Tamanha foi a repercussão desse caso à época que as resoluções do Conselho Federal de Medicina que regularam posteriormente os procedimentos cirúrgicos de readequação sexual ao longo dos anos cuidaram de trazer o expresso entendimento de que os procedimentos cirúrgicos de transformação plástico-reconstrutiva das genitálias externa e interna e dos caracteres sexuais secundários não constituem crime de mutilação, conforme previsto no artigo 129 do Código Penal brasileiro. Previsão essa que segue mantida na Resolução CFM nº 1.955/2010 [2], atualmente em vigor (Castro, 2016, p. 102).

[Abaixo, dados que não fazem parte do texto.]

# hwwang55/GraphGAN

Measured on AMD Instinct MI355X. Metric: sampled_edges_per_sec, higher is better.
Workload: dtype f32

## Files before the change

### graphgan_amd/_lib.py

```python
from __future__ import annotations

import ctypes
import os

_HERE = os.path.dirname(os.path.abspath(__file__))
LIB_PATH = os.path.join(_HERE, "libgraphgan_hip.so")
HEADER_PATH = os.path.join(os.path.dirname(_HERE), "include", "graphgan_hip.h")
ABI_VERSION = 9


def header_abi_version(path=HEADER_PATH):
    import re
    with open(path) as f:
        m = re.search(r"^#define\s+GG_ABI_VERSION\s+(\d+)", f.read(), flags=re.M)
    if not m:
        raise RuntimeError("GG_ABI_VERSION not found in %s" % path)
    return int(m.group(1))

GG_OK, GG_EINVAL, GG_ECAPACITY, GG_EHIP, GG_ECOMM, GG_ENOMEM, GG_EIO = 0, -1, -2, -3, -4, -5, -6
GG_OPT_ADAM_DENSE, GG_OPT_ADAM_LAZY, GG_OPT_SGD = 0, 1, 2
GG_ROOT_OK, GG_ROOT_ABORTED, GG_ROOT_EMPTY = 0, 1, 2
GG_GS_FOR_D, GG_GS_Q3_STORE = 1, 2
ERROR_NAMES = {GG_EINVAL: "GG_EINVAL", GG_ECAPACITY: "GG_ECAPACITY", GG_EHIP: "GG_EHIP", GG_ECOMM: "GG_ECOMM",
               GG_ENOMEM: "GG_ENOMEM", GG_EIO: "GG_EIO"}


class GGConfig(ctypes.Structure):
    _fields_ = [("lr_gen", ctypes.c_float), ("lr_dis", ctypes.c_float),
                ("lambda_gen", ctypes.c_float), ("lambda_dis", ctypes.c_float),
                ("adam_beta1", ctypes.c_float), ("adam_beta2", ctypes.c_float), ("adam_eps", ctypes.c_float),
                ("window_size", ctypes.c_int32), ("optimizer", ctypes.c_int32), ("device", ctypes.c_int32),
                ("reserved", ctypes.c_int32 * 6)]


class GGCounters(ctypes.Structure):
    _fields_ = [("walks", ctypes.c_int64), ("hops", ctypes.c_int64), ("nbr_reads", ctypes.c_int64),
                ("reward_pairs", ctypes.c_int64), ("d_pairs", ctypes.c_int64), ("g_pairs", ctypes.c_int64),
                ("d_steps", ctypes.c_int64), ("g_steps", ctypes.c_int64),
                ("last_kernel_ms", ctypes.c_double), ("walk_kernel_ms", ctypes.c_double),
                ("walk_launches", ctypes.c_int64), ("rows_scored", ctypes.c_int64), ("score_kernel_ms", ctypes.c_double),
                ("score_launches", ctypes.c_int64), ("score_chunks", ctypes.c_int64), ("score_rows", ctypes.c_int64),
                ("bfs_kernel_ms", ctypes.c_double), ("bfs_trees", ctypes.c_int64), ("score_dists", ctypes.c_int64),
                ("reward_kernel_ms", ctypes.c_double), ("reward_pairs_timed", ctypes.c_int64),
                ("d_grad_ms", ctypes.c_double), ("d_opt_ms", ctypes.c_double), ("d_pairs_timed", ctypes.c_int64), ("d_rows_timed", ctypes.c_int64),
                ("g_grad_ms", ctypes.c_double), ("g_opt_ms", ctypes.c_double), ("g_pairs_timed", ctypes.c_int64), ("g_rows_timed", ctypes.c_int64),
                ("d_passes_timed", ctypes.c_int64), ("g_passes_timed", ctypes.c_int64),
                ("g_walk_nodes_timed", ctypes.c_int64),
                ("es_gathers", ctypes.c_int64), ("es_nodes", ctypes.c_int64), ("score_gathers", ctypes.c_int64), ("score_nodes", ctypes.c_int64),
                ("walk_reruns", ctypes.c_int64)]


class GGGraph(ctypes.Structure):
    _fields_ = [("n_node", ctypes.c_int32), ("nnz", ctypes.c_int64), ("n_train_edges", ctypes.c_int64),
                ("n_test_edges", ctypes.c_int64), ("rowptr", ctypes.POINTER(ctypes.c_int64)), ("col", ctypes.POINTER(ctypes.c_int32))]


class GraphGANHipError(RuntimeError):
    def __init__(self, code, msg):
        super().__init__("%s (%d): %s" % (ERROR_NAMES.get(code, "GG_E?"), code, msg))
        self.code = code


_P = ctypes.c_void_p
_i32, _i64, _u32, _u64 = ctypes.c_int32, ctypes.c_int64, ctypes.c_uint32, ctypes.c_uint64

SIGNATURES = {
    "gg_abi_version": (ctypes.c_int, []),
    "gg_last_error": (ctypes.c_char_p, [_P]),
    "gg_create": (ctypes.c_int, [_i32, _i32, _P, _P, ctypes.POINTER(GGConfig), ctypes.POINTER(_P)]),
    "gg_destroy": (ctypes.c_int, [_P]),
    "gg_set_graph_csr": (ctypes.c_int, [_P, _P, _P]),
    "gg_host_build_trees": (_i64, [_i32, _P, _P, _P, _i32, _P, _P, _P, _i64, _i32, _P]),
    "gg_build_trees": (ctypes.c_int, [_P, _P, _i32, _i32]),
    "gg_build_trees_device": (ctypes.c_int, [_P, _P, _i32]),
    "gg_set_tree_mode": (ctypes.c_int, [_P, _i32, _i64]),
    "gg_debug_words": (ctypes.c_int, [_P, _i32, _i32, _P]),
    "gg_lazy_stats": (ctypes.c_int, [_P, _P]),
    "gg_get_lazy_trees": (ctypes.c_int, [_P, _P, _P, _P, _P, _P, _P, _P]),
    "gg_set_trees": (ctypes.c_int, [_P, _P, _i32, _P, _P, _P, _i32]),
    "gg_tree_info": (ctypes.c_int, [_P, _P, _P, _P]),
    "gg_tree_roots": (ctypes.c_int, [_P, _P]),
    "gg_save_trees": (ctypes.c_int, [_P, ctypes.c_char_p]),
# ... 84 lines not shown
```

Exemplos como esse reforçam a ideia de que o “Judiciário não cumpre seu papel” no Brasil. O acesso à Justiça por aqui ainda é um privilégio restrito a pequena parte da população. A maioria desconhece seus direitos ou não tem condições de os exigir por uma série de fatores estruturalmente excludentes, como os altos custos do serviço de advogados, a insuficiência de defensores públicos e a histórica e alardeada sobrecarga dos tribunais, responsável pela morosidade dos processos. O resultado não pode ser outro que não a “descrença da população na justiça e o sentimento de que ela funciona apenas para os ricos, ou antes, de que ela não funciona, pois os ricos não são punidos e os pobres não são protegidos” (Carvalho, 2017, p. 216).

Apesar desses inúmeros e históricos problemas, no Brasil o Poder Judiciário é quem caminha de forma menos retrógrada no sentido do reconhecimento das variações da estrutura familiar, das identidades e orientações. Esses avanços identificados na condução das questões LGBT têm vários efeitos, como as conquistas jurisprudenciais no campo do Direito de Família e uma (ainda lenta, mas já significativa) evolução da mentalidade jurídica brasileira. As decisões de hoje, no entanto, são resultados de movimentações muito antigas dos grupos organizados, porque a morosidade ainda é regra na Justiça brasileira.

A própria estrutura do Poder Judiciário encastela juízes com altíssimos salários e toda horda de auxílios e benefícios, distanciando-os completamente da realidade de diversos grupos, que eles passam a conhecer somente pela letra fria dos processos. Os resultados estão aí a todo momento, como quando um ministro do Supremo Tribunal Federal refere-se a travestis e mulheres transexuais como “homem vestido de mulher” [3] ou até mesmo quando a maior corte do país precisa se reunir para discutir qual banheiro uma pessoa transexual [4] deve utilizar.

Foi preciso que a homossexualidade deixasse de ser vista por todos como uma aberração, uma doença ou perversão para que os homossexuais pudessem se assumir e se firmar enquanto cidadãos. O mesmo precisa acontecer com a transexualidade, que a Organização Mundial da Saúde só deixou de registrar como distúrbio na Classificação Internacional de Doenças recentemente, em 2018 [5].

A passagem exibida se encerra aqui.